A Story From Another Century
A few years after its initial release, I had the opportunity to discuss development of Jini (more recently known as Apache River) with one of the lead software engineers on the project. Jini has a very complex distributed network architecture and making it work was no trivial feat. While he told me the story of creating the software, the developer wasn't bragging about the technology, he was bragging how smoothly the development went. The key factor was an intensive upfront design process:
The Development Process
It took the software engineering team something like three months of design work before anybody got to write even the first line of code. The story goes that after defining the requirements (and I imaging developing use cases) the team sat around conference tables testing the design by simulating the system. (Note I said testing the DESIGN, not testing the software.) Every developer in the room would represent an agent running on the system and the table served as the network. To send "packets" of data, you would write the details on a post-it notes and put it on the table to be delivered. As packets arrived people would discuss what they got and what they would do with it. Missing or incorrect data would be a sign that the protocol needed to be refined. Unexpected behavior meant would result in changes to the definition of a call. Later on, as the design matured, the testing would get more elaborate. Some post-it notes might get removed from the table before delivery or re-ordered to test resilience in the face of a mis-behaving network. (These kinds of things are critical in a distributed application because there is no such thing a network that is 100% reliable.)
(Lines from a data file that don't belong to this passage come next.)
constexpr int kRuntimeMode = -2;
constexpr float kL2e = 1.4426950408889634f;
template <typename T, int VEC, int NV, int THREADS = kThreads, int LK = kRuntimeMode, int KK = kRuntimeMode,
          bool PACK2 = (THREADS == kThreads), typename Publish>
__device__ __forceinline__ void logit_row(const LogitKdParams& p, int64_t row, const T* z, const T* zk, const T* zt, const T* y,
                                          T* gz_row, T* gzk_row, float* scratch, int* s_arg, float* s_argv, float& base_out,
                                          float& kd_out, Publish&& publish) {
  const int64_t C = p.C;
  const int label_kind = LK == kRuntimeMode ? p.label_kind : LK;
  const int kd_kind = KK == kRuntimeMode ? p.kd_kind : KK;
  const int tid = THREADS == 32 ? (int)(threadIdx.x & 31) : (int)threadIdx.x;
  const int64_t label = label_kind == 1 ? reinterpret_cast<const int64_t*>(p.y)[row] : -1;
  const bool mixing = label_kind == 1 && p.mix_lam != nullptr;
  const int64_t label2 = mixing ? reinterpret_cast<const int64_t*>(p.y)[p.B - 1 - row] : -1;
  const float lam = mixing ? __ldg(p.mix_lam) : 1.f;
  const float invT = kd_kind == 1 ? 1.f / p.tau : 1.f;

  constexpr int NVR = NV > 0 ? NV : 1;
  float rz[NVR][VEC], rk[NVR][VEC], rt[NVR][VEC], ry[NVR][VEC];
  const int nchunk = (int)((C + (int64_t)THREADS * VEC - 1) / ((int64_t)THREADS * VEC));

  auto col_of = [&](int it) -> int64_t { return ((int64_t)it * THREADS + tid) * VEC; };
  const T* any = label_kind >= 0 ? z : zk;
  const T* lz = label_kind >= 0 ? z : any;
  const T* lzk = kd_kind ? zk : any;
  const T* lzt = kd_kind ? zt : any;
  const T* ly = label_kind == 0 ? y : any;
  auto load4 = [&](int it, float (&a)[VEC], float (&b)[VEC], float (&c)[VEC], float (&d)[VEC]) {
    const int64_t col0 = col_of(it);
    const int64_t col = col0 < C ? col0 : 0;
    Vec<T, VEC>::load(lz + col, a);
    Vec<T, VEC>::load(lzk + col, b);
    Vec<T, VEC>::load(lzt + col, c);
    Vec<T, VEC>::load(ly + col, d);
    if (label_kind < 0) {
#pragma unroll
      for (int v = 0; v < VEC; ++v) a[v] = 0.f;
    }
  };

  float mx[3] = {-INFINITY, -INFINITY, -INFINITY};
  float best = -INFINITY;
  int64_t best_i = INT64_MAX;
  auto pass1 = [&](int it, float (&a)[VEC], float (&b)[VEC], float (&c)[VEC]) {
    const int64_t col = col_of(it);
    if (col < C) {
#pragma unroll
      for (int v = 0; v < VEC; ++v) {
        mx[0] = fmaxf(mx[0], a[v]);
        if (kd_kind) {
          mx[1] = fmaxf(mx[1], b[v]);
          mx[2] = fmaxf(mx[2], c[v]);
          if (kd_kind == 2 && c[v] > best) { best = c[v]; best_i = col + v; }
        }
      }
    }
  };
  if constexpr (NV > 0) {
#pragma unroll
    for (int it = 0; it < NV; ++it)
      if (it < nchunk) load4(it, rz[it], rk[it], rt[it], ry[it]);
#pragma unroll
    for (int it = 0; it < NV; ++it)
      if (it < nchunk) pass1(it, rz[it], rk[it], rt[it]);
  } else {
    for (int it = 0; it < nchunk; ++it) {
      load4(it, rz[0], rk[0], rt[0], ry[0]);
      pass1(it, rz[0], rk[0], rt[0]);
    }
  }
  DKD_LOGIT_STAMP(1, mx[0]);
  block_max<3, THREADS>(mx, scratch);
  DKD_LOGIT_STAMP(2, mx[0]);
  mx[1] *= invT;
  mx[2] *= invT;
  int64_t tgt = label;
  int64_t hard_idx = -1;
  if (kd_kind == 2) {
    float bv = best;
    long long bi = (long long)best_i;
#pragma unroll
    for (int o = 16; o > 0; o >>= 1) {
      float ov = __shfl_xor_sync(0xffffffffu, bv, o);
      long long oi = __shfl_xor_sync(0xffffffffu, bi, o);
      if (ov > bv || (ov == bv && oi < bi)) { bv = ov; bi = oi; }
    }
    if constexpr (THREADS > 32) {
      __syncthreads();
      if ((threadIdx.x & 31) == 0) { s_argv[threadIdx.x >> 5] = bv; s_arg[threadIdx.x >> 5] = (int)bi; }
      __syncthreads();
      bv = s_argv[0]; bi = s_arg[0];
#pragma unroll
      for (int w = 1; w < THREADS / 32; ++w) {
        if (s_argv[w] > bv || (s_argv[w] == bv && s_arg[w] < bi)) { bv = s_argv[w]; bi = s_arg[w]; }
      }
    }
    hard_idx = bi;
  }
  (void)tgt;

  float st8[8] = {0.f, 0.f, 0.f, 0.f, 0.f, 0.f, 0.f, 0.f};
  float (&s)[4] = *reinterpret_cast<float(*)[4]>(&st8[0]);
  float (&t)[4] = *reinterpret_cast<float(*)[4]>(&st8[4]);
  constexpr bool PACKED = NV > 0 && VEC % 2 == 0 && PACK2;
  float2 S2[4], T2[2];
#pragma unroll
  for (int k = 0; k < 4; ++k) S2[k] = make_float2(0.f, 0.f);
  T2[0] = T2[1] = make_float2(0.f, 0.f);
  auto pass2 = [&](int it, float (&a)[VEC], float (&b)[VEC], float (&c)[VEC], float (&d)[VEC]) {
    const int64_t col = col_of(it);
    if (col < C) {
      if constexpr (PACKED) {
        const float2 kz = splat2(kL2e), nm0 = splat2(-mx[0] * kL2e);
        const float2 kt = splat2(invT * kL2e), nm1 = splat2(-mx[1] * kL2e), nm2 = splat2(-mx[2] * kL2e);
#pragma unroll
        for (int v = 0; v < VEC; v += 2) {
          const float2 A = make_float2(a[v], a[v + 1]);
          const float2 ea = ex2_2(fma2(A, kz, nm0));
          S2[0] = add2(S2[0], ea);
          if (label_kind == 0) {
            const float2 D = make_float2(d[v], d[v + 1]);
            T2[0] = add2(T2[0], D);
            T2[1] = fma2(D, A, T2[1]);
          } else {
            T2[1] = add2(T2[1], A);
            if (col + v == label) t[2] = a[v];
            if (col + v + 1 == label) t[2] = a[v + 1];
            if (col + v == label2) t[0] = a[v];
            if (col + v + 1 == label2) t[0] = a[v + 1];
          }
          a[v] = ea.x; a[v + 1] = ea.y;
          if (kd_kind == 1) {
            const float2 Bv = make_float2(b[v], b[v + 1]), Cv = make_float2(c[v], c[v + 1]);
            const float2 eb = ex2_2(fma2(Cv, kt, nm2)), es = ex2_2(fma2(Bv, kt, nm1));
            S2[1] = add2(S2[1], es);
            S2[2] = add2(S2[2], eb);
            S2[3] = fma2(eb, sub2(Cv, Bv), S2[3]);
            b[v] = es.x; b[v + 1] = es.y;
            c[v] = eb.x; c[v + 1] = eb.y;
          } else if (kd_kind == 2) {
            const float2 Bv = make_float2(b[v], b[v + 1]);
            const float2 es = ex2_2(fma2(Bv, kz, nm1));
            S2[1] = add2(S2[1], es);
            if (col + v == hard_idx) t[3] = b[v];
            if (col + v + 1 == hard_idx) t[3] = b[v + 1];
            b[v] = es.x; b[v + 1] = es.y;
          }
        }
        return;
      }
#pragma unroll
      for (int v = 0; v < VEC; ++v) {
        const float ea = fexp2(a[v], kL2e, mx[0] * kL2e);
        s[0] += ea;
        if (label_kind == 0) { t[0] += d[v]; t[1] += d[v] * a[v]; }
        else { t[1] += a[v]; if (col + v == label) t[2] = a[v]; if (col + v == label2) t[0] = a[v]; }
        if (NV > 0) a[v] = ea;
        if (kd_kind == 1) {
          const float eb = fexp2(c[v], invT * kL2e, mx[2] * kL2e), es = fexp2(b[v], invT * kL2e, mx[1] * kL2e);
          s[1] += es;
          s[2] += eb;
          s[3] = fmaf(eb, c[v] - b[v], s[3]);
          if (NV > 0) { b[v] = es; c[v] = eb; }
        } else if (kd_kind == 2) {
          const float es = fexp2(b[v], kL2e, mx[1] * kL2e);
          s[1] += es;
          if (col + v == hard_idx) t[3] = b[v];
          if (NV > 0) b[v] = es;
        }
      }
    }
  };
  if constexpr (NV > 0) {
#pragma unroll
    for (int it = 0; it < NV; ++it) if (it < nchunk) pass2(it, rz[it], rk[it], rt[it], ry[it]);
  } else {
    for (int it = 0; it < nchunk; ++it) {
      load4(it, rz[0], rk[0], rt[0], ry[0]);
      pass2(it, rz[0], rk[0], rt[0], ry[0]);
    }
  }
  if constexpr (PACKED) {
#pragma unroll
    for (int k = 0; k < 4; ++k) s[k] = S2[k].x + S2[k].y;
    if (label_kind == 0) t[0] = T2[0].x + T2[0].y;
    t[1] = T2[1].x + T2[1].y;
  }
  block_sum<8, THREADS>(st8, scratch);
  DKD_LOGIT_STAMP(3, s[0]);
  s[3] *= invT;

  const float Bf = (float)p.B, Cf = (float)C;
  const float lse0 = mx[0] + __logf(s[0]);
  float base_row, kd_row = 0.f;
  if (label_kind < 0) base_row = 0.f;
  else if (label_kind == 0) base_row = lse0 * t[0] - t[1];
  else base_row = (1.f - p.smoothing) * (lse0 - (lam * t[2] + (1.f - lam) * t[0])) + p.smoothing * (lse0 - t[1] / Cf);
  float lse1 = 0.f, lse2 = 0.f;
  if (kd_kind == 1) {
    lse1 = mx[1] + __logf(s[1]);
    lse2 = mx[2] + __logf(s[2]);
    kd_row = __fdividef(s[3], s[2]) - lse2 + lse1;
  } else if (kd_kind == 2) {
    lse1 = mx[1] + __logf(s[1]);
    kd_row = lse1 - t[3];
  }
  publish(base_row, kd_row);

  const float wb = (kd_kind == 0 ? 1.f : 1.f - p.alpha) / Bf;
  const float wk = kd_kind == 1 ? p.alpha * p.tau / (Bf * Cf) : p.alpha / Bf;
  const float inv_s0 = __frcp_rn(s[0]), inv_s1 = kd_kind ? __frcp_rn(s[1]) : 0.f, inv_s2 = kd_kind == 1 ? __frcp_rn(s[2]) : 0.f;
  const float k0 = (label_kind == 0 ? inv_s0 * t[0] : inv_s0) * wb;
  const float k1 = inv_s1 * wk, k2 = inv_s2 * wk;
  const float sm_wb = p.smoothing / Cf * wb, hot_wb = (1.f - p.smoothing) * wb * lam, hot2_wb = (1.f - p.smoothing) * wb * (1.f - lam);
  T* gz = label_kind >= 0 ? gz_row : nullptr;
  T* gzk = kd_kind ? gzk_row : nullptr;
  auto pass3 = [&](int it, float (&a)[VEC], float (&b)[VEC], float (&c)[VEC], float (&d)[VEC]) {
    const int64_t col = col_of(it);
    if (col < C) {
      float g0[VEC], g1[VEC];
      if constexpr (PACKED) {
        const float2 K0 = splat2(k0), K1 = splat2(k1), NK2 = splat2(-k2), NWB = splat2(-wb), NSM = splat2(-sm_wb);
#pragma unroll
        for (int v = 0; v < VEC; v += 2) {
          const float2 e0 = make_float2(a[v], a[v + 1]);
          float2 r0;
          if (label_kind == 0) r0 = fma2(e0, K0, mul2(make_float2(d[v], d[v + 1]), NWB));
          else {
            r0 = fma2(e0, K0, NSM);
            if (col + v == label) r0.x -= hot_wb;
            if (col + v + 1 == label) r0.y -= hot_wb;
            if (col + v == label2) r0.x -= hot2_wb;
            if (col + v + 1 == label2) r0.y -= hot2_wb;
          }
          g0[v] = r0.x; g0[v + 1] = r0.y;
          if (kd_kind == 1) {
            const float2 r1 = fma2(make_float2(b[v], b[v + 1]), K1, mul2(make_float2(c[v], c[v + 1]), NK2));
            g1[v] = r1.x; g1[v + 1] = r1.y;
          } else if (kd_kind == 2) {
            float2 r1 = mul2(make_float2(b[v], b[v + 1]), K1);
            if (col + v == hard_idx) r1.x -= wk;
            if (col + v + 1 == hard_idx) r1.y -= wk;
            g1[v] = r1.x; g1[v + 1] = r1.y;
          }
        }
      } else {
#pragma unroll
      for (int v = 0; v < VEC; ++v) {
        const float e0 = NV > 0 ? a[v] : fexp(a[v] - mx[0]);
        if (label_kind == 0) g0[v] = fmaf(e0, k0, -(d[v] * wb));
        else g0[v] = fmaf(e0, k0, -sm_wb) - (col + v == label ? hot_wb : 0.f) - (col + v == label2 ? hot2_wb : 0.f);
        if (kd_kind == 1) {
          const float es = NV > 0 ? b[v] : fexp(b[v] * invT - mx[1]);
          const float et = NV > 0 ? c[v] : fexp(c[v] * invT - mx[2]);
          g1[v] = fmaf(es, k1, -(et * k2));
        } else if (kd_kind == 2) {
          const float es = NV > 0 ? b[v] : fexp(b[v] - mx[1]);
          g1[v] = fmaf(es, k1, col + v == hard_idx ? -wk : 0.f);
        }
      }
      }
      if (gz) Vec<T, VEC>::store(gz + col, g0);
      if (gzk) Vec<T, VEC>::store(gzk + col, g1);
    }
  };
  if (gz || gzk) {
    if constexpr (NV > 0) {
#pragma unroll
      for (int it = 0; it < NV; ++it) if (it < nchunk) pass3(it, rz[it], rk[it], rt[it], ry[it]);
    } else {
      for (int it = 0; it < nchunk; ++it) {
        load4(it, rz[0], rk[0], rt[0], ry[0]);
        pass3(it, rz[0], rk[0], rt[0], ry[0]);
      }
    }
  }
  DKD_LOGIT_STAMP(4, 0.f);

  base_out = base_row;
  kd_out = kd_row;
}

template <int THREADS = kThreads>
__device__ __forceinline__ void logit_fold(const LogitKdParams& p, float* scratch, int64_t n_part) {
  const float Bf = (float)p.B, Cf = (float)p.C;
  float acc[2] = {0.f, 0.f};
  auto batch = [&](int64_t r0) {
    float b[8], k[8];
#pragma unroll
    for (int u = 0; u < 8; ++u) {
      const int64_t r = r0 + (int64_t)u * THREADS;
      b[u] = r < n_part ? __ldcg(p.row_base + r) : 0.f;
      k[u] = r < n_part ? __ldcg(p.row_kd + r) : 0.f;
    }
#pragma unroll
    for (int u = 0; u < 8; ++u) { acc[0] += b[u]; acc[1] += k[u]; }
  };
  batch(threadIdx.x);
  for (int64_t r0 = threadIdx.x + 8 * THREADS; r0 < n_part; r0 += 8 * THREADS) batch(r0);
  DKD_LOGIT_FOLD_STAMP(6, acc[0]);
  block_sum<2, THREADS>(acc, scratch);
  if (threadIdx.x == 0) {
    const float base = acc[0] / Bf;
    float kd = 0.f, total = base;
    if (p.kd_kind == 1) { kd = acc[1] * p.tau * p.tau / (Bf * Cf); total = base * (1.f - p.alpha) + kd * p.alpha; }
    else if (p.kd_kind == 2) { kd = acc[1] / Bf; total = base * (1.f - p.alpha) + kd * p.alpha; }
    p.loss_out[0] = total;
    p.loss_out[1] = base;
    p.loss_out[2] = kd;
    DKD_LOGIT_FOLD_STAMP(7, 0.f);
  }
}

Only after the design was complete did anyone start writing the code. Writing the code was the easy part, and it went remarkably smoothly. Everybody knew what they had to do and got most of their individual debugging done with unit tests. When the pieces were ready, integration testing revealed a system that mostly worked the first time they tried it. Was it perfect? Of course not, but there was remarkably little pain. The initial coding time for the preliminary implementation was closer to a third of the time required.
The key thing that made this possible was that the testing of the design resulted in a creation of a very well-defined API that everybody on the team understood. There was a mandate about how the interfaces would behave: "If I send you this, here's how you should respond", "If you send me that, here's what I'm going to do", "If I don't get the response I'm expecting, I'll do this", and so on. These are software contracts that ensure that all the pieces of a system will interact smoothly. These contracts or invariants ensure the predictability of a system and promote is usability.
What is Old is New Again
At a client site last week, I was retelling this story to a Dev Ops colleague of mine. We’re working together on automating a new multi-account AWS environment that will rely heavily on Control Tower and Cloud Formation. The significance of the story comes from our mutual desire to create in a way that ensures we get the fundamental design points right from the very beginning of our deployment. If we get something important wrong, it will be very difficult to go back and change it: schedules will slip, security could suffer and the engineering team that we're encouraging to migrate into our new environment may decide that the hassles and risk are too great to bear. In short, an early failure could lead to abandonment of the project that we believe is critical for the ongoing growth of the company.
The design is elaborate, and we know that we'll be needing some custom resources in our Cloud Formation Templates (CFTs) to take care of details that are currently offered by Cloud Formation or Control Tower.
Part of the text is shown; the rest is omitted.